The village of Ollantaytambo itself has its own highlights aside from the Inca ruins. With the nearby La Veronica mountain range, rainforests, and the Forest of Clouds, there are many opportunities for outdoor adventures such as mountain biking, hiking, rock climbing, horseback riding, and a connection to the Inca Trail en route to Machu Picchu. Just recently, Ollantaytambo is now able to offer visitors all the conveniences of a modern city.


Chinchero, which means “town of the rainbows,” is a beautiful little village located in the center of the Sacred Valley halfway between Cusco and Machu Picchu. It got its name because it is believed to be the mythical birthplace of the rainbow. There are amazing views of the Vilcabamba mountains and the snow-capped peak of the Salkantay in the west. Like many of the villages in the valley Chinchero still holds onto it’s pre-Hispanic days of traditional clothing and centuries-old houses.
Chinchero was a popular spot for Inca royalty, possibly because of the beautiful views of the nearby river and snow-capped mountains. In fact, this village was the favorite spot for Tupac Yupanqui, who built a palace and agricultural terraces around the Rio Vilcanota. The ruins also make historians and scientists suspect that Chinchero was largely populated during Incan times.
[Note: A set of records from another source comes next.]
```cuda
extern "C" int ovs_optimizer_set_second_batch(ovs_optimizer* h, int width) {
    OVS_REQUIRE(h && width >= 0 && width <= kSpec, OVS_ERR_INVALID_ARG, "second-batch width must be 0..%d", kSpec);
    h->spec_width2 = width;
    return OVS_OK;
}

extern "C" int ovs_optimizer_set_graphs(ovs_optimizer* h, int enable) {
    OVS_REQUIRE(h, OVS_ERR_INVALID_ARG, "null handle");
    h->use_graphs = enable ? 1 : 0;
    return OVS_OK;
}

extern "C" int ovs_optimizer_set_host_sync(ovs_optimizer* h, int mode) {
// ... 138 lines not shown
```

Measured before the change: 387.1.

## Fuse pose accumulation into linearize, batch speculative error eval, enable graphs

Result: faster. 397.3, median of 6 (+2.6%).

```diff
diff --git a/openvslam_b200/csrc/optimize.cu b/openvslam_b200/csrc/optimize.cu
--- a/openvslam_b200/csrc/optimize.cu
+++ b/openvslam_b200/csrc/optimize.cu
@@ -108,99 +108,127 @@
     int use_huber; double delta;
 };
 
-__global__ void __launch_bounds__(128) k_ba_linearize(BaDev P, const LmCtl* __restrict__ ctl, double* __restrict__ Hpl, double* __restrict__ Cpp,
-                                                       double* __restrict__ bpo, double* __restrict__ All, double* __restrict__ blo) {
+__device__ __forceinline__ int ba_edge_linearize(const BaDev& P, int i, int lm, const double* pose, double* e, double* Jp, double* Jl, double& ww) {
+    const float xr = P.obs_xr ? P.obs_xr[i] : -1.0f;
+    const bool stereo = xr >= 0.0f;
+    const float2 xy = P.obs_xy[i];
+    const double obs[3] = {(double)xy.x, (double)xy.y, (double)xr};
+    double pw[3];
+#pragma unroll
+    for (int k = 0; k < 3; ++k) pw[k] = P.points[3 * (size_t)lm + k];
+    const int dim = ovs::edge_eval(P.cam, pose, pw, obs, stereo, e, Jp, Jl);
+    const double w = (double)P.inv_sigma_sq[i];
+    double chi = 0;
+    for (int d = 0; d < dim; ++d) chi += w * e[d] * e[d];
+    double rho0 = chi, rho1 = 1.0;
+    if (P.use_huber) ovs::huber(chi, P.delta, &rho0, &rho1);
+    ww = rho1 * w;
+    return dim;
+}
+__device__ __forceinline__ void ba_store_landmark_blocks(int i, int dim, const double* e, const double* Jl, double ww,
+                                                         double* __restrict__ All, double* __restrict__ blo) {
+    double A[6];
+#pragma unroll
+    for (int a = 0; a < 3; ++a)
+#pragma unroll
+        for (int b = a; b < 3; ++b) {
+            double h = 0;
+            for (int d = 0; d < dim; ++d) h += Jl[3 * d + a] * ww * Jl[3 * d + b];
+            A[ovs::sym3(a, b)] = h;
+        }
+    double2* A2 = reinterpret_cast<double2*>(All + 6 * (size_t)i);
+#pragma unroll
+    for (int k = 0; k < 3; ++k) A2[k] = make_double2(A[2 * k], A[2 * k + 1]);
+#pragma unroll
+    for (int a = 0; a < 3; ++a) {
+        double g = 0;
+        for (int d = 0; d < dim; ++d) g -= Jl[3 * d + a] * ww * e[d];
+        blo[3 * (size_t)i + a] = g;
+    }
+}
+
+__global__ void __launch_bounds__(128) k_ba_linearize(BaDev P, const LmCtl* __restrict__ ctl, const int* __restrict__ nchunks,
+                                                       const int4* __restrict__ pair_rec, const int4* __restrict__ chunks, int dchunk_cap,
+                                                       const int* __restrict__ fixed_edges, int nfixed, double* __restrict__ Hpl,
+                                                       double* __restrict__ All, double* __restrict__ blo, double* __restrict__ ppart) {
+    __shared__ double spose[12];
+    __shared__ double red[27][4];
     if (!ctl->active) return;
-    __shared__ __align__(16) double sm[128 * 30];
     P.poses = P.poses_ring + (size_t)ctl->cur * 12 * P.K; P.points = P.points_ring + (size_t)ctl->cur * 3 * P.L;
     P.use_huber = ctl->use_huber;
-    const int base = blockIdx.x * 128, t = threadIdx.x;
-    const int i = base + t;
-    const int nedge = min(128, P.M - base);
-    const bool live = i < P.M && !P.level[i];
-    int dim = 0, fi = -1;
+    const int t = threadIdx.x;
+    int dim = 0;
     double e[3] = {0, 0, 0}, Jp[18], Jl[9], ww = 0;
 #pragma unroll
     for (int k = 0; k < 18; ++k) Jp[k] = 0;
 #pragma unroll
     for (int k = 0; k < 9; ++k) Jl[k] = 0;
+    if ((int)blockIdx.x >= dchunk_cap) {
+        const int j = ((int)blockIdx.x - dchunk_cap) * 128 + t;
+        if (j >= nfixed) return;
+        const int i = fixed_edges[j];
+        if (!P.level[i]) {
+            const int kf = P.obs_kf[i];
+            double pose[12];
+#pragma unroll
+            for (int k = 0; k < 12; ++k) pose[k] = P.poses[12 * (size_t)kf + k];
+            dim = ba_edge_linearize(P, i, P.obs_lm[i], pose, e, Jp, Jl, ww);
+        }
+        ba_store_landmark_blocks(i, dim, e, Jl, ww, All, blo);
+        return;
+    }
+    if ((int)blockIdx.x >= *nchunks) return;
+    const int4 ch = chunks[blockIdx.x];
+    if (t < 12) spose[t] = P.poses[12 * (size_t)P.obs_kf[pair_rec[ch.y].x] + t];
+    const int r = ch.y + t;
+    const bool has = r < ch.z;
+    int4 rec = make_int4(0, 0, 0, 1);
+    if (has) rec = pair_rec[r];
+    const int i = rec.x;
+    const bool live = has && !P.level[i];
+    __syncthreads();
     if (live) {
-        const int kf = P.obs_kf[i], lm = P.obs_lm[i];
-        fi = P.free_idx[kf];
-        const float xr = P.obs_xr ? P.obs_xr[i] : -1.0f;
-        const bool stereo = xr >= 0.0f;
-        const float2 xy = P.obs_xy[i];
-        const double obs[3] = {(double)xy.x, (double)xy.y, (double)xr};
-        double pose[12], pw[3];
-#pragma unroll
-        for (int k = 0; k < 12; ++k) pose[k] = P.poses[12 * (size_t)kf + k];
-#pragma unroll
-        for (int k = 0; k < 3; ++k) pw[k] = P.points[3 * (size_t)lm + k];
-        dim = ovs::edge_eval(P.cam, pose, pw, obs, stereo, e, Jp, Jl);
-        const double w = (double)P.inv_sigma_sq[i];
-        double chi = 0;
-        for (int d = 0; d < dim; ++d) chi += w * e[d] * e[d];
-        double rho0 = chi, rho1 = 1.0;
-        if (P.use_huber) ovs::huber(chi, P.delta, &rho0, &rho1);
-        ww = rho1 * w;
-    }
-    double* sW = sm; double* sbp = sm + 128 * 18; double* sA = sbp + 128 * 6;
-    {
-        double* A = sA + 6 * t;
-        for (int a = 0; a < 3; ++a)
-            for (int b = a; b < 3; ++b) {
-                double h = 0;
-                for (int d = 0; d < dim; ++d) h += Jl[3 * d + a] * ww * Jl[3 * d + b];
-                A[ovs::sym3(a, b)] = h;
-            }
-        double* W = sW + 18 * t; double* bp = sbp + 6 * t;
-        const bool fr = fi >= 0;
-        for (int a = 0; a < 6; ++a) {
-            double g = 0;
-            for (int d = 0; d < dim; ++d) g -= Jp[6 * d + a] * ww * e[d];
-            bp[a] = fr ? g : 0.0;
+        double pose[12];
+#pragma unroll
+        for (int k = 0; k < 12; ++k) pose[k] = spose[k];
+        dim = ba_edge_linearize(P, i, rec.z, pose, e, Jp, Jl, ww);
+    }
+    if (has) {
+        double W[18];
+#pragma unroll
+        for (int a = 0; a < 6; ++a)
+#pragma unroll
             for (int b = 0; b < 3; ++b) {
                 double h = 0;
                 for (int d = 0; d < dim; ++d) h += Jp[6 * d + a] * ww * Jl[3 * d + b];
-                W[3 * a + b] = fr ? h : 0.0;
-            }
-        }
+                W[3 * a + b] = h;
+            }
+        double2* W2 = reinterpret_cast<double2*>(Hpl + 18 * (size_t)i);
+#pragma unroll
+        for (int k = 0; k < 9; ++k) W2[k] = make_double2(W[2 * k], W[2 * k + 1]);
+        ba_store_landmark_blocks(i, dim, e, Jl, ww, All, blo);
+    }
+    const bool add = has && !rec.w;
+    const int lane = t & 31, wid = t >> 5;
+#pragma unroll
+    for (int a = 0; a < 6; ++a)
+#pragma unroll
+        for (int b = a; b < 6; ++b) {
+            double h = 0;
+            for (int d = 0; d < dim; ++d) h += Jp[6 * d + a] * ww * Jp[6 * d + b];
+            const double v = warp_sum(add ? h : 0.0);
+            if (lane == 0) red[ovs::sym6(a, b)][wid] = v;
+        }
+#pragma unroll
+    for (int a = 0; a < 6; ++a) {
+        double g = 0;
+        for (int d = 0; d < dim; ++d) g -= Jp[6 * d + a] * ww * e[d];
+        const double v = warp_sum(add ? g : 0.0);
+        if (lane == 0) red[21 + a][wid] = v;
     }
     __syncthreads();
-    {
-        const double2* s2 = reinterpret_cast<const double2*>(sW); double2* g2 = reinterpret_cast<double2*>(Hpl + 18 * (size_t)base);
-        for (int q = t; q < 9 * nedge; q += 128) g2[q] = s2[q];
-        s2 = reinterpret_cast<const double2*>(sbp); g2 = reinterpret_cast<double2*>(bpo + 6 * (size_t)base);
-        for (int q = t; q < 3 * nedge; q += 128) g2[q] = s2[q];
-        s2 = reinterpret_cast<const double2*>(sA); g2 = reinterpret_cast<double2*>(All + 6 * (size_t)base);
-        for (int q = t; q < 3 * nedge; q += 128) g2[q] = s2[q];
-    }
-    __syncthreads();
-    double* sC = sm; double* sbl = sm + 128 * 21;
-    {
-        double* C = sC + 21 * t; double* bl = sbl + 3 * t;
-        const bool fr = fi >= 0;
-        for (int a = 0; a < 6; ++a)
-            for (int b = a; b < 6; ++b) {
-                double h = 0;
-                for (int d = 0; d < dim; ++d) h += Jp[6 * d + a] * ww * Jp[6 * d + b];
-                C[ovs::sym6(a, b)] = fr ? h : 0.0;
-            }
-        for (int a = 0; a < 3; ++a) {
-            double g = 0;
-            for (int d = 0; d < dim; ++d) g -= Jl[3 * d + a] * ww * e[d];
-            bl[a] = g;
-        }
-    }
-    __syncthreads();
-    {
-        const double2* s2 = reinterpret_cast<const double2*>(sC); double2* g2 = reinterpret_cast<double2*>(Cpp + 21 * (size_t)base);
-        const int nd = 21 * nedge;
-        for (int q = t; q < nd / 2; q += 128) g2[q] = s2[q];
-        if ((nd & 1) && t == 0) Cpp[21 * (size_t)base + nd - 1] = sC[nd - 1];
-        const int nb = 3 * nedge;
-        for (int q = t; q < nb; q += 128) blo[3 * (size_t)base + q] = sbl[q];
-    }
+    if (t < 27)
+        ppart[27 * (size_t)blockIdx.x + t] = red[t][0] + red[t][1] + red[t][2] + red[t][3];
 }
 
 __global__ void __launch_bounds__(128) k_ba_landmark_accum(BaDev P, const LmCtl* __restrict__ ctl, const double* __restrict__ All, const double* __restrict__ blo,
@@ -226,38 +254,6 @@
 #pragma unroll
     for (int o = 16; o > 0; o >>= 1) md = fmax(md, __shfl_xor_sync(0xffffffffu, md, o));
     if ((threadIdx.x & 31) == 0 && md > 0) atomic_max_pos(maxdiag, md);
-}
-
-__global__ void __launch_bounds__(128) k_ba_pose_accum_chunk(BaDev P, const LmCtl* __restrict__ ctl, const int* __restrict__ nchunks,
-                                                              const int4* __restrict__ pair_rec, const int4* __restrict__ chunks,
-                                                              const double* __restrict__ Cpp, const double* __restrict__ bpo,
-                                                              double* __restrict__ ppart) {
-    __shared__ double red[27][4];
-    if (!ctl->active || (int)blockIdx.x >= *nchunks) return;
-    const int4 ch = chunks[blockIdx.x];
-    const int e = ch.y + threadIdx.x;
-    double acc[27];
-#pragma unroll
-    for (int k = 0; k < 27; ++k) acc[k] = 0;
-    if (e < ch.z) {
-        const int4 rec = pair_rec[e];
-        const int o = rec.x;
-        if (!rec.w) {
-#pragma unroll
-            for (int k = 0; k < 21; ++k) acc[k] = Cpp[21 * (size_t)o + k];
-#pragma unroll
-            for (int k = 0; k < 6; ++k) acc[21 + k] = bpo[6 * (size_t)o + k];
-        }
-    }
-    const int lane = threadIdx.x & 31, wid = threadIdx.x >> 5;
-#pragma unroll
-    for (int k = 0; k < 27; ++k) {
-        const double v = warp_sum(acc[k]);
-        if (lane == 0) red[k][wid] = v;
-    }
-    __syncthreads();
-    if (threadIdx.x < 27)
-        ppart[27 * (size_t)blockIdx.x + threadIdx.x] = red[threadIdx.x][0] + red[threadIdx.x][1] + red[threadIdx.x][2] + red[threadIdx.x][3];
 }
 
 __global__ void k_ba_pose_final_plan(LmCtl* ctl, int nfree, const int* __restrict__ kf_chunk_begin, const double* __restrict__ ppart,
@@ -1061,42 +1057,56 @@
 __global__ void __launch_bounds__(128) k_ba_errors(BaDev P, const LmCtl* __restrict__ ctl, int at_current,
                                                     double* __restrict__ err, double* __restrict__ partial_chi) {
     __shared__ double sm[36];
-    int slot;
+    int nb, slot[kSpec];
     if (at_current) {
         if (!ctl->active) return;
-        slot = ctl->cur;
+        nb = 1; slot[0] = ctl->cur;
     } else {
-        if ((int)blockIdx.y >= ctl->nbatch) return;
-        slot = ctl->buf[blockIdx.y];
+        nb = ctl->nbatch;
+        if (nb == 0) return;
+#pragma unroll
+        for (int bt = 0; bt < kSpec; ++bt) slot[bt] = ctl->buf[bt];
     }
     P.use_huber = ctl->use_huber;
-    P.poses = P.poses_ring + (size_t)slot * 12 * P.K;
-    P.points = P.points_ring + (size_t)slot * 3 * P.L;
-    err += (size_t)blockIdx.y * 3 * P.M; partial_chi += (size_t)blockIdx.y * gridDim.x;
     const int i = blockIdx.x * 128 + threadIdx.x;
-    double c = 0;
+    double c[kSpec];
+#pragma unroll
+    for (int bt = 0; bt < kSpec; ++bt) c[bt] = 0;
     if (i < P.M && !P.level[i]) {
         const int kf = P.obs_kf[i];
         const float xr = P.obs_xr ? P.obs_xr[i] : -1.0f;
         const bool stereo = xr >= 0.0f;
         const float2 xy = P.obs_xy[i];
         const double obs[3] = {(double)xy.x, (double)xy.y, (double)xr};
-        double pose[12], pw[3], e[3] = {0, 0, 0};
-#pragma unroll
-        for (int k = 0; k < 12; ++k) pose[k] = P.poses[12 * (size_t)kf + k];
         const size_t pi = P.obs_lm ? (size_t)P.obs_lm[i] : (size_t)i;
-#pragma unroll
-        for (int k = 0; k < 3; ++k) pw[k] = P.points[3 * pi + k];
-        ovs::edge_eval(P.cam, pose, pw, obs, stereo, e, nullptr, nullptr);
-        err[3 * (size_t)i] = e[0]; err[3 * (size_t)i + 1] = e[1]; err[3 * (size_t)i + 2] = stereo ? e[2] : 0.0;
         const double w = (double)P.inv_sigma_sq[i];
-        double chi = w * (e[0] * e[0] + e[1] * e[1]);
-        if (stereo) chi += w * e[2] * e[2];
-        c = chi;
-        if (P.use_huber) { double r1; ovs::huber(chi, P.delta, &c, &r1); }
-    }
-    const double tot = block_sum(c, sm);
-    if (threadIdx.x == 0) partial_chi[blockIdx.x] = tot;
+#pragma unroll
+        for (int bt = 0; bt < kSpec; ++bt) {
+            if (bt < nb) {
+                const double* poses = P.poses_ring + (size_t)slot[bt] * 12 * P.K;
+                const double* points = P.points_ring + (size_t)slot[bt] * 3 * P.L;
+                double pose[12], pw[3], e[3] = {0, 0, 0};
+#pragma unroll
+                for (int k = 0; k < 12; ++k) pose[k] = poses[12 * (size_t)kf + k];
+#pragma unroll
+                for (int k = 0; k < 3; ++k) pw[k] = points[3 * pi + k];
+                ovs::edge_eval(P.cam, pose, pw, obs, stereo, e, nullptr, nullptr);
+                double* eb = err + (size_t)bt * 3 * P.M;
+                eb[3 * (size_t)i] = e[0]; eb[3 * (size_t)i + 1] = e[1]; eb[3 * (size_t)i + 2] = stereo ? e[2] : 0.0;
+                double chi = w * (e[0] * e[0] + e[1] * e[1]);
+                if (stereo) chi += w * e[2] * e[2];
+                c[bt] = chi;
+                if (P.use_huber) { double r1; ovs::huber(chi, P.delta, &c[bt], &r1); }
+            }
+        }
+    }
+#pragma unroll
+    for (int bt = 0; bt < kSpec; ++bt) {
+        if (bt < nb) {
+            const double tot = block_sum(c[bt], sm);
+            if (threadIdx.x == 0) partial_chi[(size_t)bt * gridDim.x + blockIdx.x] = tot;
+        }
+    }
 }
 
 __device__ __forceinline__ void mirror_state(const LmCtl& c, volatile int* mirror) {
@@ -1631,6 +1641,30 @@
     const int e1 = seg_end[id];
     int c = chunk_begin[i];
     for (int e0 = seg_begin[id]; e0 < e1; e0 += 128, ++c) chunks[c] = make_int4(i, e0, min(e0 + 128, e1), 0);
+}
+
+__global__ void __launch_bounds__(1024) k_ba_fixed_count(int M, const int* __restrict__ obs_kf, const int* __restrict__ free_idx,
+                                                          int* __restrict__ tile_count) {
+    const int i = blockIdx.x * 1024 + threadIdx.x;
+    const int c = __syncthreads_count(i < M && free_idx[obs_kf[i]] < 0);
+    if (threadIdx.x == 0) tile_count[blockIdx.x] = c;
+}
+__global__ void __launch_bounds__(1024) k_ba_fixed_list(int M, const int* __restrict__ obs_kf, const int* __restrict__ free_idx,
+                                                         const int* __restrict__ tile_count, int* __restrict__ list) {
+    __shared__ int wsum[32], wcnt[32];
+    const int tid = threadIdx.x, lane = tid & 31, wid = tid >> 5;
+    int s = 0;
+    for (int b = tid; b < (int)blockIdx.x; b += 1024) s += tile_count[b];
+    s = __reduce_add_sync(0xffffffffu, s);
+    const int i = blockIdx.x * 1024 + tid;
+    const bool f = i < M && free_idx[obs_kf[i]] < 0;
+    const unsigned m = __ballot_sync(0xffffffffu, f);
+    if (lane == 0) { wsum[wid] = s; wcnt[wid] = __popc(m); }
+    __syncthreads();
+    if (!f) return;
+    int off = 0;
+    for (int w = 0; w < 32; ++w) off += wsum[w] + (w < wid ? wcnt[w] : 0);
+    list[off + __popc(m & ((1u << lane) - 1u))] = i;
 }
 
 struct PoseOptArgs {
@@ -1889,7 +1923,7 @@
     cudaGraphExec_t gx_iter = nullptr;
     int spec_width = kSpec;
     int spec_width2 = 0;
-    int use_graphs = 0;
+    int use_graphs = 1;
     int lm_host_sync = -1;
     bool pending = false;
     uint8_t* d_arena = nullptr; size_t d_cap = 0;
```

The striking remnants left behind by the Incas suggest that Chinchero was once an important village in the empire. The massive stonewall in the main plaza and the agricultural terraces which are still in use, were built by Tupac Yupanqui, who used Chichero as a country resort.

There is also an adobe colonial church from the early 17th century, which was built upon the foundation of an Inca temple or palace. Inside the ceiling and walls are covered in amazing floral and sacred designs, which can be viewed on Sundays when it opens for mass. Lake Piuri is also worth a visit, which is only a half hour walk away. A walk around the lake takes about three hours as you pass through quaint villages.


Just outside of Mara is the fascinating but lesser known Inca site of Moray, which consists of two large circular terraces that form giant amphitheatre-type shapes. It is uncertain exactly what this area was used for, but one theory is that each level of the irrigation canals were used for its different microclimate in order to acclimatize and domesticate different crops and determine which areas were best for agriculture.

Stone stairs were built into the terrace walls, which allow visitors to walk down to the bottom level. From this vantage point you can get an upward, all encompassing view of the stonewalls and open sky.

The salt beds of Salinas are not too far from Moray, so it would be feasible to visit both sites in one day. The salt mines are located in the northwest of the Maras Village and have been used since ancient times.

There are 3000 small pools that line the mountainside, each yielding about 150 kilos of salt per month. The pools are fed by a saltwater hot spring, which has been diverted into the salt beds where the water evaporates and leaves crystallized salt to be harvested.
The geometric blocks of coffee-colored squares are a favorite site for photographers. The Mara village is also a beautiful site that lies atop a 3038m plateau where La Veronica and Chikon mountains can be seen.

The locals still harvest the saltpans just as their ancestors have for thousands of years. A special tour is offered, which allows the visitor to participate in the different stages of salt extraction: cleaning, irrigation, collection, and transfer.

The most convenient way to get to both sites is by taking a taxi or bus from Chinchero to the village of Maras. From there you can walk 9km/5.4 miles to Moray. Another option is to hike several hours from Urubamba to Maras or mountain bike from Cuzco or Urubamba.